Indeed, much of the most urgent drama in this pedantically flashback-riddled film unfolds in the past tense, beginning with how the blonde-haired, milk-skinned Lilly came to settle in Africa in the first place. Abandoned at the age of seven in a Moroccan Sufi shrine by British hippie parents (Sophie Kennedy Clark, Gavin Drea), she is raised by spiritual leader the Great Abdal (Estad Tewfik Yusuf Mohamed) as a dedicated Qu’ran scholar, all but oblivious to her European heritage. As a teenager, she undertakes a pilgrimage to Ethiopia, lodging with a humble family under the wary eye of local sheikh’s wife Gishta — played with sharp, scorched hostility by Edelework Tassew, making her the first of several women here whom we’d like to know better. Dreamy village doctor Aziz (Yahya Abdul-Mateen II) takes a rather kinder interest in the pale outsider; cue a gentle, nervous romance.
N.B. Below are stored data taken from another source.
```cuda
#pragma unroll
  for (int h = 0; h < 2; ++h) {
    float lr = l[h];
    lr += __shfl_xor_sync(0xffffffffu, lr, 1);
    lr += __shfl_xor_sync(0xffffffffu, lr, 2);
    if (q_row[h] >= p.seq_q) continue;
    const float inv = lr > 0.f ? 1.f / lr : 0.f;
    __nv_bfloat16* op = p.o + (int64_t(b) * p.seq_q + q_row[h]) * p.o_row_stride + int64_t(head) * p.o_head_stride + cq;
#pragma unroll
    for (int i = 0; i < D / 8; ++i)
      *reinterpret_cast<uint32_t*>(op + 8 * i) = pack_bf16x2(o[4 * i + 2 * h] * inv, o[4 * i + 2 * h + 1] * inv);
    if ((lane & 3) == 0)
      p.lse[(int64_t(b) * p.nheads + head) * p.seq_q + q_row[h]] = lr > 0.f ? m[h] + log2f(lr) : INFINITY;
  }
}

int make_attn_tmap(CUtensorMap* tm, const void* base, int64_t row_stride, int64_t width, int64_t seq, int64_t batch,
                   int box_rows) {
  uint64_t dims[3] = {uint64_t(width), uint64_t(seq), uint64_t(batch)};
  uint64_t strides[2] = {uint64_t(row_stride) * 2, uint64_t(seq) * uint64_t(row_stride) * 2};
  uint32_t box[3] = {64, uint32_t(box_rows), 1};
  return make_tmap_bf16(tm, base, 3, dims, strides, box);
}

template <int D, bool kBias>
static int launch_attn_fwd(const CUtensorMap& tq, const CUtensorMap& tk, const CUtensorMap& tv, const AttFwdParams& p,
                           cudaStream_t st) {
  using S = AttFwdSmem<D>;
  static bool configured = false;
  auto kern = attn_fwd_kernel<D, kBias>;
  if (!configured) {
    cudaError_t e = cudaFuncSetAttribute(kern, cudaFuncAttributeMaxDynamicSharedMemorySize, S::TOTAL);
    if (e != cudaSuccess) {
      set_error("sdpa_fwd: cudaFuncSetAttribute(%d) failed: %s", S::TOTAL, cudaGetErrorString(e));
      return FSB_ERR_CUDA;
    }
    configured = true;
  }
  dim3 grid((p.seq_q + ATT_BQ - 1) / ATT_BQ, p.nheads, p.batch);
  kern<<<grid, ATT_THREADS, S::TOTAL, st>>>(tq, tk, tv, p);
  FSB_CUDA_LAUNCH_CHECK();
  return FSB_OK;
}

}

using namespace fsb;

extern "C" int fsb_sdpa_fwd(const void* q, const void* k, const void* v, void* o, float* lse, int64_t batch,
                            int64_t seq_q, int64_t seq_kv, int nheads, int head_dim, int64_t q_row_stride,
                            int64_t k_row_stride, int64_t v_row_stride, int64_t o_row_stride, int64_t q_head_stride,
                            int64_t k_head_stride, int64_t v_head_stride, int64_t o_head_stride, float scale, int causal,
                            const uint8_t* kv_mask, const float* rel_bias, fsb_stream_t st) {
  FSB_REQUIRE(q && k && v && o && lse, "sdpa_fwd: null pointer");
  FSB_REQUIRE(head_dim == 64 || head_dim == 128, "sdpa_fwd: head_dim %d unsupported (64 or 128)", head_dim);
  FSB_REQUIRE(batch > 0 && seq_q > 0 && seq_kv > 0 && nheads > 0 && batch < 65536 && nheads < 65536, "sdpa_fwd: bad dims");
  FSB_REQUIRE(!causal || seq_q == seq_kv, "sdpa_fwd: causal needs seq_q == seq_kv");
  FSB_REQUIRE(scale > 0.f, "sdpa_fwd: softmax scale must be positive");
  FSB_REQUIRE(aligned16(q) && aligned16(k) && aligned16(v) && aligned16(o), "sdpa_fwd: 16-byte alignment required");
  FSB_REQUIRE((q_row_stride | k_row_stride | v_row_stride | o_row_stride | q_head_stride | k_head_stride |
               v_head_stride | o_head_stride) % 8 == 0,
              "sdpa_fwd: strides must be multiples of 8 elements");
  CUtensorMap tq, tk, tv;
  int rc;
  if ((rc = make_attn_tmap(&tq, q, q_row_stride, (nheads - 1) * q_head_stride + head_dim, seq_q, batch, ATT_BQ))) return rc;
  if ((rc = make_attn_tmap(&tk, k, k_row_stride, (nheads - 1) * k_head_stride + head_dim, seq_kv, batch, ATT_BKV))) return rc;
  if ((rc = make_attn_tmap(&tv, v, v_row_stride, (nheads - 1) * v_head_stride + head_dim, seq_kv, batch, ATT_BKV))) return rc;
  AttFwdParams p;
  p.o = (__nv_bfloat16*)o; p.lse = lse; p.kv_mask = kv_mask; p.rel_bias = rel_bias;
  p.o_row_stride = o_row_stride; p.o_head_stride = o_head_stride;
  p.q_head_stride = int(q_head_stride); p.k_head_stride = int(k_head_stride); p.v_head_stride = int(v_head_stride);
  p.seq_q = int(seq_q); p.seq_kv = int(seq_kv); p.nheads = nheads; p.batch = int(batch);
  p.causal = causal;
  p.scale_log2 = scale * 1.4426950408889634f;
  if (rel_bias != nullptr)
    return head_dim == 128 ? launch_attn_fwd<128, true>(tq, tk, tv, p, (cudaStream_t)st)
                           : launch_attn_fwd<64, true>(tq, tk, tv, p, (cudaStream_t)st);
  return head_dim == 128 ? launch_attn_fwd<128, false>(tq, tk, tv, p, (cudaStream_t)st)
                         : launch_attn_fwd<64, false>(tq, tk, tv, p, (cudaStream_t)st);
}
```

“Do I risk the chance of paradise in the next life to be with you in this one?” Lilly frets insipidly, though she doesn’t have long to mull it over. Rising political tensions between military junta the Derg and anti-government rebels (Aziz riskily among them) force her to flee, joining the influx of refugees to Britain: ostensibly her homeland but alien territory in her mind, gray in all senses. There’s a film’s worth of material in that setup alone — and the Ethiopian scenes are certainly the liveliest here, energised by the sunburned pastels of Tim Fleming’s lensing and Mehari’s earthy, unforced sense of place and time.

Yet the bulk of “Sweetness in the Belly” centers on Lilly’s glum new life in London, which is rather less action-packed: Settling in a musty apartment with Ethiopian adversary-turned-ally Amina (the magnetic Wunmi Mosaku), she finds suitably virtuous work as a junior hospital nurse, desperately awaiting news of Aziz whilst resisting the chaste, charming advances of gawky British-Indian doctor Robin (“The Big Bang Theory” star Kunal Nayyar, given scarcely a sliver of a character to build on). Lilly’s largely interior journey of mourning and healing is shared with that of Amina — a more street-smart mother-of-two whose husband also went missing in the conflict, and who endured horrific abuse in the refugee camps.

It’s an easier arc to enliven in a novel than it is on screen. The script sidesteps some franker realities of both women’s stories, yet its subtleties of characterization aren’t rich enough to compensate: Lilly is such a dour, stoic presence throughout that even the passage of time softens to a blur. Mosaku’s Amina is the more vividly wounded, angry, loving presence, to the point that even the film’s climactic plot points are given over to her: There’s a sense here that bets have been hedged in the adaptation process, at some cost to the film’s focus and tension. Pleasant and picturesque throughout, “Sweetness in the Belly” is most affecting as a story where everyone is an outsider in some capacity. That just makes the outsider at its center a little hard to see, a little hard to feel: To dodge a phrase, she never gives you that feeling right there.